Your goal:
Output must match the records, character for character.

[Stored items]
:::

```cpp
PYBIND11_MODULE(TORCH_EXTENSION_NAME, m) {
  m.doc() = "baton_b200 sm_90a kernels";
  m.attr("MAX_RANKS") = B200_MAX_RANKS;
  m.def("gemm", &gemm);
  m.def("trace_set", &trace_set);
  m.def("attention_fwd", &attention_fwd);
  m.def("attention_bwd", &attention_bwd);
  m.def("bn_bwd_cluster", &bn_bwd_cluster);
  m.def("im2col_tma_probe", &im2col_tma_probe);
  m.def("conv_igemm_fwd", &conv_igemm_fwd);
  m.def("conv_igemm_wgrad", &conv_igemm_wgrad);
  m.def("conv_igemm_dgrad", &conv_igemm_dgrad);
  m.def("conv_igemm_dgrad_s2", &conv_igemm_dgrad_s2);
  m.def("conv_halo", &conv_halo);
  m.def("gemm_batched", &gemm_batched);
  m.def("gemm_fp8", &gemm_fp8);
  m.def("quant_mx_rows", &quant_mx_rows);
  m.def("quant_mx_cols", &quant_mx_cols);
  m.def("fused_sgd", &fused_sgd);
  m.def("fused_sgd_segments", &fused_sgd_segments);
  m.def("weighted_sum", &weighted_sum);
  m.def("fold_client", &fold_client);
  m.def("scaffold_corr", &scaffold_corr);
  m.def("scaffold_dc", &scaffold_dc);
  m.def("cast", &cast);
  m.def("gather_rows", &gather_rows);
  m.def("gather_augment", &gather_augment);
  m.def("gather_mix", &gather_mix);
  m.def("colsum", &colsum);
  m.def("add_bf16", &add_bf16);
  m.def("relu_bwd", &relu_bwd);
  m.def("gelu", &gelu);
  m.def("gelu_bwd", &gelu_bwd);
  m.def("pad_rows", &pad_rows);
  m.def("embedding_bwd", &embedding_bwd);
  m.def("fedavg_allreduce", &fedavg_allreduce);
  m.def("fedavg_allreduce_robust", &fedavg_allreduce_robust);
  m.def("fedavg_allreduce_krum", &fedavg_allreduce_krum);
  m.attr("KRUM_MAX_CTAS") = B200_KRUM_MAX_CTAS;
  m.attr("KRUM_PAIRS") = B200_KRUM_PAIRS;
  m.attr("KRUM_REPORT") = B200_KRUM_REPORT;
  m.def("fedavg_allreduce_topk", &fedavg_allreduce_topk);
  m.def("fedavg_allreduce_local", &fedavg_allreduce_local);
  m.def("topk_pack", &topk_pack);
  m.def("topk_fold", &topk_fold);
  m.def("nonzero_pack", &nonzero_pack);
// ... 31 lines not shown
```

### baton_b200/csrc/gemm_wgmma.cu

```cuda
#define B200_TU_TAG 1
#include "ptx.cuh"
#include "epilogue.cuh"
#include "launch.h"
#include "pdl.cuh"
#include "sgd.cuh"

namespace b200 {

constexpr int BM = 128;
constexpr int BK = 64;
constexpr int WG_K = 16;
constexpr int GEMM_THREADS = 384;
constexpr int CONSUMER_WARPS = 8;
constexpr int CONSUMER_THREADS = 32 * CONSUMER_WARPS;
constexpr int MAX_STAGES = 8;
constexpr int S2_MAX_TAPS = 4;

struct GemmParams {
  int M, N, K;
  void* D;
  long long ldd;
  const float* bias;
  int out_fp32;
  int act;
  float* col_stats;
  int a_mn, b_mn;
  int k_tiles_per_split;
  int atomic_out;
  int cluster_k;
  int stages;
  const uint32_t* tile_flags;
  uint32_t flag_epoch;
  long long flag_elem_off;
  int flag_tile_elems;
  long long flag_bias_off;
  long long ldb;
  float alpha;
  int batched, batch_inner;
  int batch_count;
  long long d_outer, d_inner;
  int conv_ho, conv_wo;
  int conv_stride, conv_pad;
  int conv_kw;
  int conv_cin;
  int conv_taps;
  int conv_ncol;
  const uint32_t* flag_epoch_ptr;
  const float* sgd_hyper = nullptr;
  float* sgd_theta = nullptr;
  __nv_bfloat16* sgd_wb = nullptr;
  float* sgd_mom = nullptr;
  int sgd_nesterov = 0;
  int conv_h = 0, conv_w = 0;
  int s2_ntaps[4] = {0, 0, 0, 0};
  int s2_tap[4][S2_MAX_TAPS] = {};
  const float* bn_scale = nullptr;
  const float* bn_shift = nullptr;
  const __nv_bfloat16* residual = nullptr;
  long long ldr = 0;
  const float* sgd_anchor = nullptr;
  const float* sgd_corr = nullptr;
  float* sgd_v = nullptr;
};

__device__ __forceinline__ void wait_arrival_flags(const uint32_t* flags, long long e0, long long e1, int granule,
                                                   uint32_t need) {
  for (long long t = e0 / granule; t <= e1 / granule; ++t) {
    unsigned long long spins = 0;
    while (static_cast<int32_t>(ld_acquire_sys(flags + t) - need) < 0) {
      if (++spins > (1ull << 26)) break;
    }
  }
}

template <int BN>
struct SmemLayout {
  static constexpr int A_BYTES = BM * BK * 2;
  static constexpr int B_BYTES = BN * BK * 2;
  static constexpr int STAGE_BYTES = A_BYTES + B_BYTES;
  static constexpr int PART_PITCH = BN + 4;
  static constexpr int PART_BYTES = BM * PART_PITCH * 4;
};

__device__ __forceinline__ float apply_act(float v, int act) {
  if (act == 1) return fmaxf(v, 0.f);
  if (act == 2) {
    const float k0 = 0.7978845608028654f, k1 = 0.044715f;
    float t = tanhf(k0 * (v + k1 * v * v * v));
    return 0.5f * v * (1.f + t);
  }
  return v;
}
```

:::

Task solution:
```cpp
PYBIND11_MODULE(TORCH_EXTENSION_NAME, m) {
  m.doc() = "baton_b200 sm_90a kernels";
  m.attr("MAX_RANKS") = B200_MAX_RANKS;
  m.def("gemm", &gemm);
  m.def("trace_set", &trace_set);
  m.def("attention_fwd", &attention_fwd);
  m.def("attention_bwd", &attention_bwd);
  m.def("bn_bwd_cluster", &bn_bwd_cluster);
  m.def("im2col_tma_probe", &im2col_tma_probe);
  m.def("conv_igemm_fwd", &conv_igemm_fwd);
  m.def("conv_igemm_wgrad", &conv_igemm_wgrad);
  m.def("conv_igemm_dgrad", &conv_igemm_dgrad);
  m.def("conv_igemm_dgrad_s2", &conv_igemm_dgrad_s2);
  m.def("conv_halo", &conv_halo);
  m.def("gemm_batched", &gemm_batched);
  m.def("gemm_fp8", &gemm_fp8);
  m.def("quant_mx_rows", &quant_mx_rows);
  m.def("quant_mx_cols", &quant_mx_cols);
  m.def("fused_sgd", &fused_sgd);
  m.def("fused_sgd_segments", &fused_sgd_segments);
  m.def("weighted_sum", &weighted_sum);
  m.def("fold_client", &fold_client);
  m.def("scaffold_corr", &scaffold_corr);
  m.def("scaffold_dc", &scaffold_dc);
  m.def("cast", &cast);
  m.def("gather_rows", &gather_rows);
  m.def("gather_augment", &gather_augment);
  m.def("gather_mix", &gather_mix);
  m.def("colsum", &colsum);
  m.def("add_bf16", &add_bf16);
  m.def("relu_bwd", &relu_bwd);
  m.def("gelu", &gelu);
  m.def("gelu_bwd", &gelu_bwd);
  m.def("pad_rows", &pad_rows);
  m.def("embedding_bwd", &embedding_bwd);
  m.def("fedavg_allreduce", &fedavg_allreduce);
  m.def("fedavg_allreduce_robust", &fedavg_allreduce_robust);
  m.def("fedavg_allreduce_krum", &fedavg_allreduce_krum);
  m.attr("KRUM_MAX_CTAS") = B200_KRUM_MAX_CTAS;
  m.attr("KRUM_PAIRS") = B200_KRUM_PAIRS;
  m.attr("KRUM_REPORT") = B200_KRUM_REPORT;
  m.def("fedavg_allreduce_topk", &fedavg_allreduce_topk);
  m.def("fedavg_allreduce_local", &fedavg_allreduce_local);
  m.def("topk_pack", &topk_pack);
  m.def("topk_fold", &topk_fold);
  m.def("nonzero_pack", &nonzero_pack);
// ... 31 lines not shown
```

### baton_b200/csrc/gemm_wgmma.cu

```cuda
#define B200_TU_TAG 1
#include "ptx.cuh"
#include "epilogue.cuh"
#include "launch.h"
#include "pdl.cuh"
#include "sgd.cuh"

namespace b200 {

constexpr int BM = 128;
constexpr int BK = 64;
constexpr int WG_K = 16;
constexpr int GEMM_THREADS = 384;
constexpr int CONSUMER_WARPS = 8;
constexpr int CONSUMER_THREADS = 32 * CONSUMER_WARPS;
constexpr int MAX_STAGES = 8;
constexpr int S2_MAX_TAPS = 4;

struct GemmParams {
  int M, N, K;
  void* D;
  long long ldd;
  const float* bias;
  int out_fp32;
  int act;
  float* col_stats;
  int a_mn, b_mn;
  int k_tiles_per_split;
  int atomic_out;
  int cluster_k;
  int stages;
  const uint32_t* tile_flags;
  uint32_t flag_epoch;
  long long flag_elem_off;
  int flag_tile_elems;
  long long flag_bias_off;
  long long ldb;
  float alpha;
  int batched, batch_inner;
  int batch_count;
  long long d_outer, d_inner;
  int conv_ho, conv_wo;
  int conv_stride, conv_pad;
  int conv_kw;
  int conv_cin;
  int conv_taps;
  int conv_ncol;
  const uint32_t* flag_epoch_ptr;
  const float* sgd_hyper = nullptr;
  float* sgd_theta = nullptr;
  __nv_bfloat16* sgd_wb = nullptr;
  float* sgd_mom = nullptr;
  int sgd_nesterov = 0;
  int conv_h = 0, conv_w = 0;
  int s2_ntaps[4] = {0, 0, 0, 0};
  int s2_tap[4][S2_MAX_TAPS] = {};
  const float* bn_scale = nullptr;
  const float* bn_shift = nullptr;
  const __nv_bfloat16* residual = nullptr;
  long long ldr = 0;
  const float* sgd_anchor = nullptr;
  const float* sgd_corr = nullptr;
  float* sgd_v = nullptr;
};

__device__ __forceinline__ void wait_arrival_flags(const uint32_t* flags, long long e0, long long e1, int granule,
                                                   uint32_t need) {
  for (long long t = e0 / granule; t <= e1 / granule; ++t) {
    unsigned long long spins = 0;
    while (static_cast<int32_t>(ld_acquire_sys(flags + t) - need) < 0) {
      if (++spins > (1ull << 26)) break;
    }
  }
}

template <int BN>
struct SmemLayout {
  static constexpr int A_BYTES = BM * BK * 2;
  static constexpr int B_BYTES = BN * BK * 2;
  static constexpr int STAGE_BYTES = A_BYTES + B_BYTES;
  static constexpr int PART_PITCH = BN + 4;
  static constexpr int PART_BYTES = BM * PART_PITCH * 4;
};

__device__ __forceinline__ float apply_act(float v, int act) {
  if (act == 1) return fmaxf(v, 0.f);
  if (act == 2) {
    const float k0 = 0.7978845608028654f, k1 = 0.044715f;
    float t = tanhf(k0 * (v + k1 * v * v * v));
    return 0.5f * v * (1.f + t);
  }
  return v;
}
```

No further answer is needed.